[Material provided Boundary: Start]
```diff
@@ -713,16 +737,17 @@
   p->fwd_tile_rows = o.fwd_tile_rows ? o.fwd_tile_rows
                      : fwd_lds_two_wg ? fwd_two_wg_rows : kFwdTileRows;
   const int waves_rec = o.fwd_waves ? o.fwd_waves : (k == 16 && o.fwd_unroll != 4 ? 4 : 8);
-  p->fwd_chunk2 = (o.fwd_chunk3 == 3 || (o.fwd_chunk3 == 0 && k == 16)) && k % 2 == 0 &&
-                  k / 2 <= kWave;
+  p->fwd_chunk2 = (o.fwd_chunk3 == 3 || (o.fwd_chunk3 == 0 && (k == 16 || ctx.rc_pairs))) &&
+                  k % 2 == 0 && k / 2 <= kWave;
   p->fwd_waves = p->fwd_chunk2 && !o.fwd_waves ? 8 : waves_rec;
   p->fwd_unroll = o.fwd_unroll ? o.fwd_unroll : (p->fwd_waves == 8 && k == 48 ? 4 : 8);
   p->fwd_chunk3 = (o.fwd_chunk3 == 1 ||
-                   ((o.fwd_chunk3 == 0 || (o.fwd_chunk3 == 3 && !p->fwd_chunk2)) && k % 16 != 0)) &&
+                   ((o.fwd_chunk3 == 0 || o.fwd_chunk3 == 3) && !p->fwd_chunk2 && k % 16 != 0)) &&
                   (k + 2) / 3 <= kWave;
   ctx.big_table = (double)std::max(NC, 1) * 5.0 * k >
                 (k >= 32 ? kFwdPackedTableBytes : kFwdPackedTableBytes16);
-  p->fwd_fixed = (o.fwd_fixed == 1 || (o.fwd_fixed == 0 && k >= 16 && !ctx.big_table)) &&
+  p->fwd_fixed = (o.fwd_fixed == 1 ||
+                  (o.fwd_fixed == 0 && (k >= 16 || ctx.rc_pairs) && !ctx.big_table)) &&
                  (k % 4 == 0 || p->fwd_chunk3 || p->fwd_chunk2);
   p->fwd_quad = p->fwd_fixed;
 }
@@ -904,6 +929,7 @@
                        p->fwd_tasks, nt, p->fwd_cv, NC, B, p->fwd_phase_off);
     PLAN_TRY(hipGetLastError());
     p->fwd_rowconst_off = o.fwd_rowconst == 2;
+    p->fwd_rowconst_on = o.fwd_rowconst == 1;
     PLAN_TRY(fwd_set_values(p, p->fwd_rowptr, ctx.val, true, s));
   }
   if (!zrows.empty()) {
@@ -1388,9 +1414,11 @@
   p->src_ptr = ptr;
   p->src_idx = idx;
   p->cus = device_cus();
+  int rc = probe_rowconst_pairs(ctx);
+  if (rc != MAXK_OK) return rc;
   choose_fwd_shape(ctx);
   choose_bwd_shape(ctx);
-  int rc = read_ptr(ctx);
+  rc = read_ptr(ctx);
   if (rc == MAXK_OK) rc = build_column_order(ctx);
   if (rc == MAXK_OK) rc = build_forward(ctx);
   if (rc == MAXK_OK) rc = layout_fwd_workspace(ctx);
diff --git a/spgemm-gnn_amd/csrc/spgemm.hip b/spgemm-gnn_amd/csrc/spgemm.hip
--- a/spgemm-gnn_amd/csrc/spgemm.hip
+++ b/spgemm-gnn_amd/csrc/spgemm.hip
@@ -244,7 +244,8 @@
   constexpr bool C3 = (FL & kFwdFlagChunk3) != 0;
   constexpr bool C2 = (FL & kFwdFlagChunk2) != 0;
   constexpr bool EM = (FL & kFwdFlagQuad) != 0;
-  static_assert(!RC || (EM && U == 8), "4-byte edge words: quad windows of 8 sub-steps");
+  static_assert(!RC || (EM && (U == 8 || U == 4)),
+                "4-byte edge words: quad windows of 8 or 4 sub-steps");
   const uint2* cv = static_cast<const uint2*>(cvp);
   const int last = e1 - 1;
   const int qq = threadIdx.x & 3;
@@ -260,7 +261,7 @@
     uint32_t cw[U];
     float v[U];
     bool ok[U];
-    if constexpr (RC) {
+    if constexpr (RC && U == 8) {
       const int sb = base + slot * U;
       const uint2 wq =
           *reinterpret_cast<const uint2*>(static_cast<const uint32_t*>(cvp) + min(sb + 2 * qq, last & ~1));
@@ -282,6 +283,18 @@
         ok[u] = lane_on && sb + u >= e0 && sb + u < e1;
         cw[u] = ok[u] ? w0 : (w0 & kFwdColMask);
         v[u] = __uint_as_float(w1);
+      }
+    } else if constexpr (RC) {
+      const uint32_t* cv4 = static_cast<const uint32_t*>(cvp);
+      uint32_t wq[U / 4];
+#pragma unroll
+      for (int j = 0; j < U / 4; ++j) wq[j] = cv4[min(base + slot * U + 4 * j + qq, last)];
+#pragma unroll
+      for (int u = 0; u < U; ++u) {
+        ok[u] = lane_on && base + slot * U + u < e1;
+        cw[u] = quad_pick(wq[u / 4], u);
+        if constexpr (A::kFixed) v[u] = 1.0f;
+        else v[u] = rowval[cw[u] >> kFwdColBits];
       }
     } else if constexpr (EM) {
       uint2 wq[U / 4];
@@ -454,7 +467,7 @@
     const int r = i / D;
     double a = fixed ? fwd_fix_decode(acc64[r * DS + (i - r * D)], finv) : acc[r * DS + (i - r * D)];
     if constexpr (RC) {
-      if (fixed) a *= rs;
+      if (fixed) a = a * rs + 0.0;
     }
     return (float)a;
   };
@@ -1062,7 +1075,8 @@
   } while (0)
 #define FWD_LAUNCH(V, FF, RCOK)  \
   do {                                                                                      \
-    if (rc && fwaves == 8) FWD_LAUNCH_NT(V, FF, 8 * kWave, kFwdUnroll, RCOK);               \
+    if (rc && fwaves == 8 && plan->fwd_unroll == 4) FWD_LAUNCH_NT(V, FF, 8 * kWave, 4, RCOK); \
+    else if (rc && fwaves == 8) FWD_LAUNCH_NT(V, FF, 8 * kWave, kFwdUnroll, RCOK);          \
     else if (rc) FWD_LAUNCH_NT(V, FF, kFwdThreads, kFwdUnroll, RCOK);                       \
     else if (fwaves == 8 && plan->fwd_unroll == 4) FWD_LAUNCH_NT(V, FF, 8 * kWave, 4, false); \
     else if (fwaves == 8) FWD_LAUNCH_NT(V, FF, 8 * kWave, kFwdUnroll, false);               \
```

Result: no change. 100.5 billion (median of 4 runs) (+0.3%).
[Material provided Boundary: End]
Give back the complete data, each line unchanged.

Solution to the exercise:
```diff
@@ -713,16 +737,17 @@
   p->fwd_tile_rows = o.fwd_tile_rows ? o.fwd_tile_rows
                      : fwd_lds_two_wg ? fwd_two_wg_rows : kFwdTileRows;
   const int waves_rec = o.fwd_waves ? o.fwd_waves : (k == 16 && o.fwd_unroll != 4 ? 4 : 8);
-  p->fwd_chunk2 = (o.fwd_chunk3 == 3 || (o.fwd_chunk3 == 0 && k == 16)) && k % 2 == 0 &&
-                  k / 2 <= kWave;
+  p->fwd_chunk2 = (o.fwd_chunk3 == 3 || (o.fwd_chunk3 == 0 && (k == 16 || ctx.rc_pairs))) &&
+                  k % 2 == 0 && k / 2 <= kWave;
   p->fwd_waves = p->fwd_chunk2 && !o.fwd_waves ? 8 : waves_rec;
   p->fwd_unroll = o.fwd_unroll ? o.fwd_unroll : (p->fwd_waves == 8 && k == 48 ? 4 : 8);
   p->fwd_chunk3 = (o.fwd_chunk3 == 1 ||
-                   ((o.fwd_chunk3 == 0 || (o.fwd_chunk3 == 3 && !p->fwd_chunk2)) && k % 16 != 0)) &&
+                   ((o.fwd_chunk3 == 0 || o.fwd_chunk3 == 3) && !p->fwd_chunk2 && k % 16 != 0)) &&
                   (k + 2) / 3 <= kWave;
   ctx.big_table = (double)std::max(NC, 1) * 5.0 * k >
                 (k >= 32 ? kFwdPackedTableBytes : kFwdPackedTableBytes16);
-  p->fwd_fixed = (o.fwd_fixed == 1 || (o.fwd_fixed == 0 && k >= 16 && !ctx.big_table)) &&
+  p->fwd_fixed = (o.fwd_fixed == 1 ||
+                  (o.fwd_fixed == 0 && (k >= 16 || ctx.rc_pairs) && !ctx.big_table)) &&
                  (k % 4 == 0 || p->fwd_chunk3 || p->fwd_chunk2);
   p->fwd_quad = p->fwd_fixed;
 }
@@ -904,6 +929,7 @@
                        p->fwd_tasks, nt, p->fwd_cv, NC, B, p->fwd_phase_off);
     PLAN_TRY(hipGetLastError());
     p->fwd_rowconst_off = o.fwd_rowconst == 2;
+    p->fwd_rowconst_on = o.fwd_rowconst == 1;
     PLAN_TRY(fwd_set_values(p, p->fwd_rowptr, ctx.val, true, s));
   }
   if (!zrows.empty()) {
@@ -1388,9 +1414,11 @@
   p->src_ptr = ptr;
   p->src_idx = idx;
   p->cus = device_cus();
+  int rc = probe_rowconst_pairs(ctx);
+  if (rc != MAXK_OK) return rc;
   choose_fwd_shape(ctx);
   choose_bwd_shape(ctx);
-  int rc = read_ptr(ctx);
+  rc = read_ptr(ctx);
   if (rc == MAXK_OK) rc = build_column_order(ctx);
   if (rc == MAXK_OK) rc = build_forward(ctx);
   if (rc == MAXK_OK) rc = layout_fwd_workspace(ctx);
diff --git a/spgemm-gnn_amd/csrc/spgemm.hip b/spgemm-gnn_amd/csrc/spgemm.hip
--- a/spgemm-gnn_amd/csrc/spgemm.hip
+++ b/spgemm-gnn_amd/csrc/spgemm.hip
@@ -244,7 +244,8 @@
   constexpr bool C3 = (FL & kFwdFlagChunk3) != 0;
   constexpr bool C2 = (FL & kFwdFlagChunk2) != 0;
   constexpr bool EM = (FL & kFwdFlagQuad) != 0;
-  static_assert(!RC || (EM && U == 8), "4-byte edge words: quad windows of 8 sub-steps");
+  static_assert(!RC || (EM && (U == 8 || U == 4)),
+                "4-byte edge words: quad windows of 8 or 4 sub-steps");
   const uint2* cv = static_cast<const uint2*>(cvp);
   const int last = e1 - 1;
   const int qq = threadIdx.x & 3;
@@ -260,7 +261,7 @@
     uint32_t cw[U];
     float v[U];
     bool ok[U];
-    if constexpr (RC) {
+    if constexpr (RC && U == 8) {
       const int sb = base + slot * U;
       const uint2 wq =
           *reinterpret_cast<const uint2*>(static_cast<const uint32_t*>(cvp) + min(sb + 2 * qq, last & ~1));
@@ -282,6 +283,18 @@
         ok[u] = lane_on && sb + u >= e0 && sb + u < e1;
         cw[u] = ok[u] ? w0 : (w0 & kFwdColMask);
         v[u] = __uint_as_float(w1);
+      }
+    } else if constexpr (RC) {
+      const uint32_t* cv4 = static_cast<const uint32_t*>(cvp);
+      uint32_t wq[U / 4];
+#pragma unroll
+      for (int j = 0; j < U / 4; ++j) wq[j] = cv4[min(base + slot * U + 4 * j + qq, last)];
+#pragma unroll
+      for (int u = 0; u < U; ++u) {
+        ok[u] = lane_on && base + slot * U + u < e1;
+        cw[u] = quad_pick(wq[u / 4], u);
+        if constexpr (A::kFixed) v[u] = 1.0f;
+        else v[u] = rowval[cw[u] >> kFwdColBits];
       }
     } else if constexpr (EM) {
       uint2 wq[U / 4];
@@ -454,7 +467,7 @@
     const int r = i / D;
     double a = fixed ? fwd_fix_decode(acc64[r * DS + (i - r * D)], finv) : acc[r * DS + (i - r * D)];
     if constexpr (RC) {
-      if (fixed) a *= rs;
+      if (fixed) a = a * rs + 0.0;
     }
     return (float)a;
   };
@@ -1062,7 +1075,8 @@
   } while (0)
 #define FWD_LAUNCH(V, FF, RCOK)  \
   do {                                                                                      \
-    if (rc && fwaves == 8) FWD_LAUNCH_NT(V, FF, 8 * kWave, kFwdUnroll, RCOK);               \
+    if (rc && fwaves == 8 && plan->fwd_unroll == 4) FWD_LAUNCH_NT(V, FF, 8 * kWave, 4, RCOK); \
+    else if (rc && fwaves == 8) FWD_LAUNCH_NT(V, FF, 8 * kWave, kFwdUnroll, RCOK);          \
     else if (rc) FWD_LAUNCH_NT(V, FF, kFwdThreads, kFwdUnroll, RCOK);                       \
     else if (fwaves == 8 && plan->fwd_unroll == 4) FWD_LAUNCH_NT(V, FF, 8 * kWave, 4, false); \
     else if (fwaves == 8) FWD_LAUNCH_NT(V, FF, 8 * kWave, kFwdUnroll, false);               \
```

Result: no change. 100.5 billion (median of 4 runs) (+0.3%).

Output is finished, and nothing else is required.